↓↓↓

template <int MODE, int CB, int TW, int TH, int K, int U, bool QUAD>
__global__ __launch_bounds__(256) void splat_acc64_kernel(SaArgs a) {
#pragma clang fp contract(off)
    constexpr int CA = MODE >= 1 ? CB + 1 : CB;
    constexpr int CELLS = TW * TH;
    extern __shared__ __attribute__((aligned(16))) unsigned char sa_smem[];
    double* acc = reinterpret_cast<double*>(sa_smem);
    int* blkq = reinterpret_cast<int*>(sa_smem + (size_t)CA * CELLS * 8);
    float* redf = reinterpret_cast<float*>(blkq + SA_Q);
    int* redi = reinterpret_cast<int*>(redf + 16);
    int* cnt = redi + 16;
    unsigned short* sbq = reinterpret_cast<unsigned short*>(cnt + 2);

    const int tid = threadIdx.x, lane = tid & 63;
    const int wv = __builtin_amdgcn_readfirstlane(tid >> 6);
    const int lin = (int)(blockIdx.x & 7) * a.per_xcd + (int)(blockIdx.x >> 3);
    if ((int)(blockIdx.x >> 3) >= a.per_xcd || lin >= a.total) return;
    const int zi = lin / a.n_st, st = lin - zi * a.n_st;
    const int sty = st / a.tiles_x, stx = st - sty * a.tiles_x;
    const int wg_groups = a.groups / a.gpw;
    const int per_prob = a.N * wg_groups;
    const int prob = zi / per_prob;
    const int rem = zi - prob * per_prob;
    const int n = rem / wg_groups, grp0 = (rem - n * wg_groups) * a.gpw;
    const SaProblem& P = a.p[prob];
    const int C = a.C, H = a.H, W = a.W, nsb_x = a.nsb_x, nsb = a.nsb;
    int cbase = grp0 * CB;
    const int tx0 = stx * TW, sy0 = sty * (K * TH);
    const int64_t HW = (int64_t)H * W;
    const float ftx0 = (float)tx0, ftx1 = (float)(tx0 + TW - 1), fsy0 = (float)sy0, fsy1 = (float)(min(sy0 + K * TH, H) - 1);
    const float INF = __builtin_inff();

    const float* sbn = P.sbt + (int64_t)n * nsb * 4;
    const float* bkn = P.blk + (int64_t)n * nsb * ST_SB_BLOCKS * 4;
    const bool small = nsb <= SA_SBQ;
    if (tid < 2) cnt[tid] = small && tid == 0 ? nsb : 0;
    if (small && tid < nsb) sbq[tid] = (unsigned short)tid;
    float4 b_first = make_float4(0.0f, 0.0f, 0.0f, 0.0f);
    if (!small && !a.whole) b_first = *reinterpret_cast<const float4*>(sbn + (tid < nsb ? tid : 0) * 4);
    for (int i = tid; i < CA * CELLS / 2; i += 256) reinterpret_cast<double2*>(acc)[i] = make_double2(0.0, 0.0);
    if ((CA * CELLS) & 1) { if (tid == 0) acc[CA * CELLS - 1] = 0.0; }
    __syncthreads();
    if (!small && !a.whole) {
        for (int s = tid; s < nsb; s += 256) {
            const float4 b = s == tid ? b_first : *reinterpret_cast<const float4*>(sbn + s * 4);
            const int sx = (s % nsb_x) * (ST_SBX * ST_BW), sy = (s / nsb_x) * (ST_SBY * ST_BH);
            if (st_match(b, (float)sx, (float)(sx + ST_SBX * ST_BW - 1), (float)sy, (float)(sy + ST_SBY * ST_BH - 1), ftx0, ftx1, fsy0, fsy1)) {
                const int i = atomicAdd(&cnt[0], 1);
                if (i < SA_SBQ) sbq[i] = (unsigned short)s;
            }
        }
        __syncthreads();
    }
    const int n_sb = cnt[0];
    const bool sb_over = a.whole || n_sb > SA_SBQ;
    float rxmin = INF, rxmax = -INF, rymin = INF, rymax = -INF;
    int cx0 = 0x7fffffff, cx1 = -1, cy0 = 0x7fffffff, cy1 = -1;
    if (!sb_over) {
        for (int i = wv; i < n_sb; i += 4) {
            const int s = sbq[i];
            const float4 b = *reinterpret_cast<const float4*>(bkn + ((int64_t)s * ST_SB_BLOCKS + lane) * 4);
            const int bx = (s % nsb_x) * ST_SBX + (lane % ST_SBX), by = (s / nsb_x) * ST_SBY + (lane / ST_SBX);
            const int sx = bx * ST_BW, sy = by * ST_BH;
            if (st_match(b, (float)sx, (float)(sx + ST_BW - 1), (float)sy, (float)(sy + ST_BH - 1), ftx0, ftx1, fsy0, fsy1)) {
                rxmin = fminf(rxmin, b.x); rxmax = fmaxf(rxmax, b.y); rymin = fminf(rymin, b.z); rymax = fmaxf(rymax, b.w);
                cx0 = min(cx0, sx); cx1 = max(cx1, sx + ST_BW - 1); cy0 = min(cy0, sy); cy1 = max(cy1, sy + ST_BH - 1);
                const int k = atomicAdd(&cnt[1], 1);
                if (k < SA_Q) blkq[k] = (by << 16) | bx;
            }
        }
#pragma unroll
        for (int o = 32; o > 0; o >>= 1) {
            rxmin = fminf(rxmin, __shfl_xor(rxmin, o)); rxmax = fmaxf(rxmax, __shfl_xor(rxmax, o));
            rymin = fminf(rymin, __shfl_xor(rymin, o)); rymax = fmaxf(rymax, __shfl_xor(rymax, o));
            cx0 = min(cx0, __shfl_xor(cx0, o)); cx1 = max(cx1, __shfl_xor(cx1, o));
            cy0 = min(cy0, __shfl_xor(cy0, o)); cy1 = max(cy1, __shfl_xor(cy1, o));
        }
        if (lane == 0) {
            redf[wv * 4 + 0] = rxmin; redf[wv * 4 + 1] = rxmax; redf[wv * 4 + 2] = rymin; redf[wv * 4 + 3] = rymax;
            redi[wv * 4 + 0] = cx0; redi[wv * 4 + 1] = cx1; redi[wv * 4 + 2] = cy0; redi[wv * 4 + 3] = cy1;
        }
    }
    __syncthreads();
    int n_match = 0;
    bool bounded = false;
    if (!sb_over) {
        n_match = cnt[1];
#pragma unroll
        for (int k = 0; k < 4; ++k) {
            rxmin = fminf(rxmin, redf[k * 4 + 0]); rxmax = fmaxf(rxmax, redf[k * 4 + 1]);
            rymin = fminf(rymin, redf[k * 4 + 2]); rymax = fmaxf(rymax, redf[k * 4 + 3]);
            cx0 = min(cx0, redi[k * 4 + 0]); cx1 = max(cx1, redi[k * 4 + 1]); cy0 = min(cy0, redi[k * 4 + 2]); cy1 = max(cy1, redi[k * 4 + 3]);
        }
        bounded = fabsf(rxmin) < 1.0e6f && fabsf(rxmax) < 1.0e6f && fabsf(rymin) < 1.0e6f && fabsf(rymax) < 1.0e6f;
    }

    const float* fl = P.flow + (int64_t)n * P.flow_bstride;
    const float* mt = P.metric ? P.metric + (int64_t)n * HW : nullptr;
    const float* inn = P.img + (int64_t)n * P.img_bstride;
    float* on = P.out_f32 ? P.out_f32 + (int64_t)n * C * HW : nullptr;
    const int G = (C + 7) >> 3;
    unsigned char* sp = P.out_spk ? P.out_spk + (int64_t)n * G * 2 * HW * 16 : nullptr;
    bool bad = false;

    int ty0 = 0;
    int X0 = 0, Y0 = 0, Rw = 1, Rh = 0, n_chunks = 0;
    bool rect = true;
    int rx = 0, ry = 0, dqx = 0, dqy = 0;
    auto plan_tile = [&](int k) __attribute__((always_inline)) {
        ty0 = sy0 + k * TH;
        const float fty0 = (float)ty0, fty1 = (float)(ty0 + TH - 1);
        int X1 = W - 1, Y1 = H - 1;
        X0 = 0; Y0 = 0; rect = true; n_chunks = 0;
        if (sb_over) {
            n_chunks = (int)((HW + 255) / 256);
        } else if (n_match > 0) {
            X0 = cx0; X1 = min(cx1, W - 1); Y0 = cy0; Y1 = min(cy1, H - 1);
            if (bounded) {
                X0 = max(X0, (int)floorf(ftx0 - 2.0f - rxmax)); X1 = min(X1, (int)ceilf(ftx1 + 1.0f - rxmin));
                Y0 = max(Y0, (int)floorf(fty0 - 2.0f - rymax)); Y1 = min(Y1, (int)ceilf(fty1 + 1.0f - rymin));
            }
            const int64_t area = (int64_t)max(X1 - X0 + 1, 0) * max(Y1 - Y0 + 1, 0);
            rect = n_match > SA_Q || area <= (int64_t)256 * n_match;
            n_chunks = rect ? (int)((area + 255) / 256) : n_match;
        }
        Rw = max(X1 - X0 + 1, 1); Rh = max(Y1 - Y0 + 1, 0);
        if constexpr (QUAD) {
            X0 &= ~3; X1 = min(X1 | 3, W - 1);
            Rw = max((X1 - X0 + 1) >> 2, 1);
            if (n_chunks > 0) n_chunks = rect ? (int)(((int64_t)Rw * Rh + 255) / 256) : (n_match + 3) >> 2;
        }
        rx = tid % Rw; ry = tid / Rw;
        dqx = 256 % Rw; dqy = 256 / Rw;
#if defined(SA_ABLATE) && SA_ABLATE == 1
        n_chunks = 0;
#endif
    };

    auto load_chunk = [&](SaBuf<CB, U, QUAD>& b, int u, int k) __attribute__((always_inline)) {
        int x, y;
        bool ok;
        if (rect) {
            x = X0 + (QUAD ? 4 * rx : rx); y = Y0 + ry;
            ok = k < n_chunks && ry < Rh;
            rx += dqx; ry += dqy;
            if (rx >= Rw) { rx -= Rw; ++ry; }
        } else if constexpr (QUAD) {
            const int bi = 4 * k + wv;
            const int e = blkq[bi < n_match ? bi : 0];
            x = (e & 0xFFFF) * ST_BW + (lane & 15) * 4; y = (e >> 16) * ST_BH + (lane >> 4);
            ok = bi < n_match && x < W && y < H;
        } else {
            const int e = blkq[k < n_chunks ? k : 0];
            x = (e & 0xFFFF) * ST_BW + lane; y = (e >> 16) * ST_BH + wv;
            ok = k < n_chunks && x < W && y < H;
        }
        b.x[u] = x; b.y[u] = y; b.ok[u] = ok;
        const int64_t pix = ok ? (int64_t)y * W + x : 0;
        if constexpr (QUAD) {
            b.fx[u] = *reinterpret_cast<const float4*>(fl + pix); b.fy[u] = *reinterpret_cast<const float4*>(fl + HW + pix);
            b.mv[u] = make_float4(0.0f, 0.0f, 0.0f, 0.0f);
            if ((MODE == 2 || MODE == 3) && mt != nullptr) b.mv[u] = *reinterpret_cast<const float4*>(mt + pix);
#pragma unroll
            for (int c = 0; c < CB; ++c) {
                const int cc = cbase + c < C ? cbase + c : C - 1;
                b.val[u][c] = *reinterpret_cast<const float4*>(inn + (int64_t)cc * P.img_cstride + pix);
            }
        } else {
            b.fx[u] = fl[pix]; b.fy[u] = fl[HW + pix];
            b.mv[u] = 0.0f;
            if ((MODE == 2 || MODE == 3) && mt != nullptr) b.mv[u] = mt[pix];
#pragma unroll
            for (int c = 0; c < CB; ++c) {
                const int cc = cbase + c < C ? cbase + c : C - 1;
                b.val[u][c] = inn[(int64_t)cc * P.img_cstride + pix];
            }
        }
    };
    auto load_iter = [&](SaBuf<CB, U, QUAD>& b, int k0) __attribute__((always_inline)) {
#pragma unroll
        for (int u = 0; u < U; ++u) load_chunk(b, u, k0 + u);
    };
    auto process = [&](SaBuf<CB, U, QUAD>& b) __attribute__((always_inline)) {
      if constexpr (QUAD) {
#pragma unroll
        for (int u = 0; u < U; ++u) {
            sa_pin4(b.fx[u]); sa_pin4(b.fy[u]); sa_pin4(b.mv[u]);
#pragma unroll
            for (int c = 0; c < CB; ++c) sa_pin4(b.val[u][c]);
        }
#if defined(SA_ABLATE) && SA_ABLATE == 3
        return;
#endif
#pragma unroll
        for (int u = 0; u < U; ++u) {
            if (!b.ok[u]) continue;
            int x0[4], y0[4], iw[4], ie[4];
            float wnw[4], wne[4], wsw[4], wse[4], wg[4];
            bool xa[4], xb[4], ya[4], yb[4];
            bool any = false;
#pragma unroll
            for (int j = 0; j < 4; ++j) {
                const StGeom g = st_geom(b.x[u] + j, b.y[u], sa_at(b.fx[u], j), sa_at(b.fy[u], j), W, H);
                x0[j] = g.x0; y0[j] = g.y0; wnw[j] = g.wnw; wne[j] = g.wne; wsw[j] = g.wsw; wse[j] = g.wse;
                const uint32_t ulx = (uint32_t)(g.x0 - tx0), uly = (uint32_t)(g.y0 - ty0), ux1 = ulx + 1u;
                xa[j] = ulx < (uint32_t)TW; xb[j] = ux1 < (uint32_t)TW; ya[j] = uly < (uint32_t)TH; yb[j] = uly + 1u < (uint32_t)TH;
                iw[j] = (int)(uly * (uint32_t)TW + (ulx & 3u) * (uint32_t)(TW / 4) + (ulx >> 2));
                ie[j] = (int)(uly * (uint32_t)TW + (ux1 & 3u) * (uint32_t)(TW / 4) + (ux1 >> 2));
                any = any || ((xa[j] || xb[j]) && (ya[j] || yb[j]));
                wg[j] = 1.0f;
                if (MODE == 2) wg[j] = sa_at(b.mv[u], j);
                if (MODE == 3 && mt != nullptr) wg[j] = expf(sa_at(b.mv[u], j));
            }
            if (!any) continue;
            float v[4][CA];
#pragma unroll
            for (int j = 0; j < 4; ++j)
#pragma unroll
                for (int c = 0; c < CA; ++c) {
                    float t = wg[j];
                    if (c < CB) {
                        t = sa_at(b.val[u][c < CB ? c : 0], j);
                        if (MODE == 3) t = (t + 1.0f) / 2.0f;
                        if (MODE >= 2) t = t * wg[j];
                        if (cbase + c >= C) t = 0.0f;
                    }
                    v[j][c] = t;
                }
            bool gn[4], gs[4];
#pragma unroll
            for (int j = 0; j < 4; ++j) {
                const bool coh = j < 3 && x0[j] + 1 == x0[j < 3 ? j + 1 : j] && y0[j] == y0[j < 3 ? j + 1 : j];
                gn[j] = coh && xb[j] && ya[j]; gs[j] = coh && xb[j] && yb[j];
            }
#pragma unroll
            for (int j = 0; j < 4; ++j) {
                const int jp = j > 0 ? j - 1 : 0;
                if (xa[j] && ya[j]) {
#pragma unroll
                    for (int c = 0; c < CA; ++c) {
                        double d = (double)(v[j][c] * wnw[j]);
                        if (j > 0) d += (double)(gn[jp] ? v[jp][c] * wne[jp] : 0.0f);
                        atomicAdd(acc + c * CELLS + iw[j], d);
                    }
                }
                if (xa[j] && yb[j]) {
#pragma unroll
                    for (int c = 0; c < CA; ++c) {
                        double d = (double)(v[j][c] * wsw[j]);
                        if (j > 0) d += (double)(gs[jp] ? v[jp][c] * wse[jp] : 0.0f);
                        atomicAdd(acc + c * CELLS + iw[j] + TW, d);
                    }
                }
                if (xb[j] && ya[j] && !gn[j]) {
#pragma unroll
                    for (int c = 0; c < CA; ++c) atomicAdd(acc + c * CELLS + ie[j], (double)(v[j][c] * wne[j]));
                }
                if (xb[j] && yb[j] && !gs[j]) {
#pragma unroll
                    for (int c = 0; c < CA; ++c) atomicAdd(acc + c * CELLS + ie[j] + TW, (double)(v[j][c] * wse[j]));
                }
            }
        }
      } else {
#pragma unroll
        for (int u = 0; u < U; ++u) {
            fldr_pin(b.fx[u]); fldr_pin(b.fy[u]); fldr_pin(b.mv[u]);
#pragma unroll
            for (int c = 0; c < CB; ++c) fldr_pin(b.val[u][c]);
        }
#if defined(SA_ABLATE) && SA_ABLATE == 3
        return;
#endif
#pragma unroll
        for (int u = 0; u < U; ++u) {
            if (!b.ok[u]) continue;
            const StGeom g = st_geom(b.x[u], b.y[u], b.fx[u], b.fy[u], W, H);
            const int lx = g.x0 - tx0, ly = g.y0 - ty0;
            if (lx < -1 || lx >= TW || ly < -1 || ly >= TH) continue;
            const bool cxa = lx >= 0 && g.x0 < W, cxb = lx + 1 < TW && g.x0 + 1 < W;
            const bool cya = ly >= 0 && g.y0 < H, cyb = ly + 1 < TH && g.y0 + 1 < H;
            const bool vnw = cxa && cya, vne = cxb && cya, vsw = cxa && cyb, vse = cxb && cyb;
            float wgt = 1.0f;
            if (MODE == 2) wgt = b.mv[u];
            if (MODE == 3 && mt != nullptr) wgt = expf(b.mv[u]);
            double* cell = acc + (ly * TW + lx);
#pragma unroll
            for (int c = 0; c < CA; ++c) {
                float v;
                if (c < CB) {
                    v = b.val[u][c];
                    if (MODE == 3) v = (v + 1.0f) / 2.0f;
                    if (MODE >= 2) v = v * wgt;
                    if (cbase + c >= C) v = 0.0f;
                } else {
                    v = wgt;
                }
                double* pc = cell + c * CELLS;
#if defined(SA_ABLATE) && SA_ABLATE == 2
                asm volatile("" :: "v"(pc), "v"(v * g.wnw), "v"(v * g.wne), "v"(v * g.wsw), "v"(v * g.wse), "v"((int)vnw + (int)vne + (int)vsw + (int)vse));
#else
                if (vnw) atomicAdd(pc, (double)(v * g.wnw));
                if (vne) atomicAdd(pc + 1, (double)(v * g.wne));
                if (vsw) atomicAdd(pc + TW, (double)(v * g.wsw));
                if (vse) atomicAdd(pc + TW + 1, (double)(v * g.wse));
#endif
            }
        }
      }
    };
    auto finish = [&](int fy0, int cbase) __attribute__((always_inline)) {
      if constexpr (QUAD) {
        static_assert(!QUAD || (CB % 8 != 0 && TW % 4 == 0), "the run walk serves the image configuration (fp32 output)");
        for (int i = tid; i < CELLS / 4; i += 256) {
            const int xq = i % (TW / 4), yy = i / (TW / 4);
            const int x = tx0 + 4 * xq, y = fy0 + yy;
            const int cell = yy * TW + xq;
            float norm[4] = {1.0f, 1.0f, 1.0f, 1.0f};
            if (MODE >= 1) {
#pragma unroll
                for (int j = 0; j < 4; ++j) {
                    norm[j] = (float)acc[CB * CELLS + cell + j * (TW / 4)]; acc[CB * CELLS + cell + j * (TW / 4)] = 0.0;
                    if (norm[j] == 0.0f) norm[j] = 1.0f;
                }
            }
            float o[CB][4];
            StRecip rn[4];
            bool fast = true;
            if (MODE >= 1) {
#pragma unroll
                for (int j = 0; j < 4; ++j) { rn[j] = st_recip(norm[j]); fast = fast && st_recip_safe(norm[j]); }
                fast = __builtin_amdgcn_ballot_w64(!fast) == 0ull;
            }
#pragma unroll
            for (int c = 0; c < CB; ++c)
#pragma unroll
                for (int j = 0; j < 4; ++j) {
                    float v = (float)acc[c * CELLS + cell + j * (TW / 4)];
                    acc[c * CELLS + cell + j * (TW / 4)] = 0.0;
                    if (MODE >= 1) v = fast ? st_div(v, rn[j]) : v / norm[j];
                    o[c][j] = (v - 0.5f) * 2.0f;
                }
            if (x >= W || y >= H || !on) continue;
            const int64_t pix = (int64_t)y * W + x;
#pragma unroll
            for (int c = 0; c < CB; ++c)
                if (cbase + c < C) *reinterpret_cast<float4*>(on + (int64_t)(cbase + c) * HW + pix) = make_float4(o[c][0], o[c][1], o[c][2], o[c][3]);
        }
      } else {
        for (int i = tid; i < CELLS; i += 256) {
            const int x = tx0 + i % TW, y = fy0 + i / TW;
            float norm = 1.0f;
            if (MODE >= 1) { norm = (float)acc[CB * CELLS + i]; acc[CB * CELLS + i] = 0.0; if (norm == 0.0f) norm = 1.0f; }
            float o[CB];
            const StRecip rn = st_recip(norm);
            const bool fast = MODE >= 1 && __builtin_amdgcn_ballot_w64(!st_recip_safe(norm)) == 0ull;
#pragma unroll
            for (int c = 0; c < CB; ++c) {
                float v = (float)acc[c * CELLS + i];
                acc[c * CELLS + i] = 0.0;
                if (MODE >= 1) v = fast ? st_div(v, rn) : v / norm;
                o[c] = cbase + c < C ? (v - 0.5f) * 2.0f : 0.0f;
            }
            if (x >= W || y >= H) continue;
            const int64_t pix = (int64_t)y * W + x;
            if (on) {
#pragma unroll
                for (int c = 0; c < CB; ++c)
                    if (cbase + c < C) on[(int64_t)(cbase + c) * HW + pix] = o[c];
            }
            if constexpr (CB % 8 == 0) {
                if (sp) {
#pragma unroll
                    for (int g8 = 0; g8 < CB / 8; ++g8) {
                        const int gi = (cbase >> 3) + g8;
                        if (gi >= G) break;
                        sa_h8 hi, lo;
                        {
                            float xs[8];
                            _Float16 hs[8], ls[8];
#pragma unroll
                            for (int k = 0; k < 8; ++k) xs[k] = o[g8 * 8 + k];
                            fldr_split_hl_group(xs, hs, ls, bad);
#pragma unroll
                            for (int k = 0; k < 8; ++k) { hi[k] = hs[k]; lo[k] = ls[k]; }
                        }
                        unsigned char* d = sp + ((int64_t)gi * 2 * HW + pix) * 16;
                        *reinterpret_cast<sa_h8*>(d) = hi;
                        *reinterpret_cast<sa_h8*>(d + HW * 16) = lo;
                    }
                }
            }
        }
      }
    };

    SaBuf<CB, U, QUAD> b0, b1;
    const int n_units = K * a.gpw;
    auto begin_unit = [&](int u) __attribute__((always_inline)) {
        const int k = u / a.gpw;
        cbase = (grp0 + (u - k * a.gpw)) * CB;
        plan_tile(k);
        if (n_chunks > 0) load_iter(b0, 0);
    };
    begin_unit(0);
#pragma unroll 1
    for (int u = 0; u < n_units; ++u) {
        const int cur_y0 = ty0, cur_cbase = cbase;
        if (cur_y0 >= H) break;
        for (int k0 = 0; k0 < n_chunks; k0 += 2 * U) {
            const bool more = k0 + U < n_chunks;
            if (more) load_iter(b1, k0 + U);
            process(b0);
            if (!more) break;
            if (k0 + 2 * U < n_chunks) load_iter(b0, k0 + 2 * U);
            process(b1);
        }
        const bool next = u + 1 < n_units && sy0 + ((u + 1) / a.gpw) * TH < H;
        if (next) begin_unit(u + 1);
        __syncthreads();
        finish(cur_y0, cur_cbase);
        if (!next) break;
        __syncthreads();
    }
    fldr_note_range(bad);
}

↑↑↑

WHAT YOU SHOULD DO: Write out only the lines from the very start of the entries above to the line that includes "const float* sbn", both ends included, each one unchanged.

ANSWER SECTION:
template <int MODE, int CB, int TW, int TH, int K, int U, bool QUAD>
__global__ __launch_bounds__(256) void splat_acc64_kernel(SaArgs a) {
#pragma clang fp contract(off)
    constexpr int CA = MODE >= 1 ? CB + 1 : CB;
    constexpr int CELLS = TW * TH;
    extern __shared__ __attribute__((aligned(16))) unsigned char sa_smem[];
    double* acc = reinterpret_cast<double*>(sa_smem);
    int* blkq = reinterpret_cast<int*>(sa_smem + (size_t)CA * CELLS * 8);
    float* redf = reinterpret_cast<float*>(blkq + SA_Q);
    int* redi = reinterpret_cast<int*>(redf + 16);
    int* cnt = redi + 16;
    unsigned short* sbq = reinterpret_cast<unsigned short*>(cnt + 2);

    const int tid = threadIdx.x, lane = tid & 63;
    const int wv = __builtin_amdgcn_readfirstlane(tid >> 6);
    const int lin = (int)(blockIdx.x & 7) * a.per_xcd + (int)(blockIdx.x >> 3);
    if ((int)(blockIdx.x >> 3) >= a.per_xcd || lin >= a.total) return;
    const int zi = lin / a.n_st, st = lin - zi * a.n_st;
    const int sty = st / a.tiles_x, stx = st - sty * a.tiles_x;
    const int wg_groups = a.groups / a.gpw;
    const int per_prob = a.N * wg_groups;
    const int prob = zi / per_prob;
    const int rem = zi - prob * per_prob;
    const int n = rem / wg_groups, grp0 = (rem - n * wg_groups) * a.gpw;
    const SaProblem& P = a.p[prob];
    const int C = a.C, H = a.H, W = a.W, nsb_x = a.nsb_x, nsb = a.nsb;
    int cbase = grp0 * CB;
    const int tx0 = stx * TW, sy0 = sty * (K * TH);
    const int64_t HW = (int64_t)H * W;
    const float ftx0 = (float)tx0, ftx1 = (float)(tx0 + TW - 1), fsy0 = (float)sy0, fsy1 = (float)(min(sy0 + K * TH, H) - 1);
    const float INF = __builtin_inff();

    const float* sbn = P.sbt + (int64_t)n * nsb * 4;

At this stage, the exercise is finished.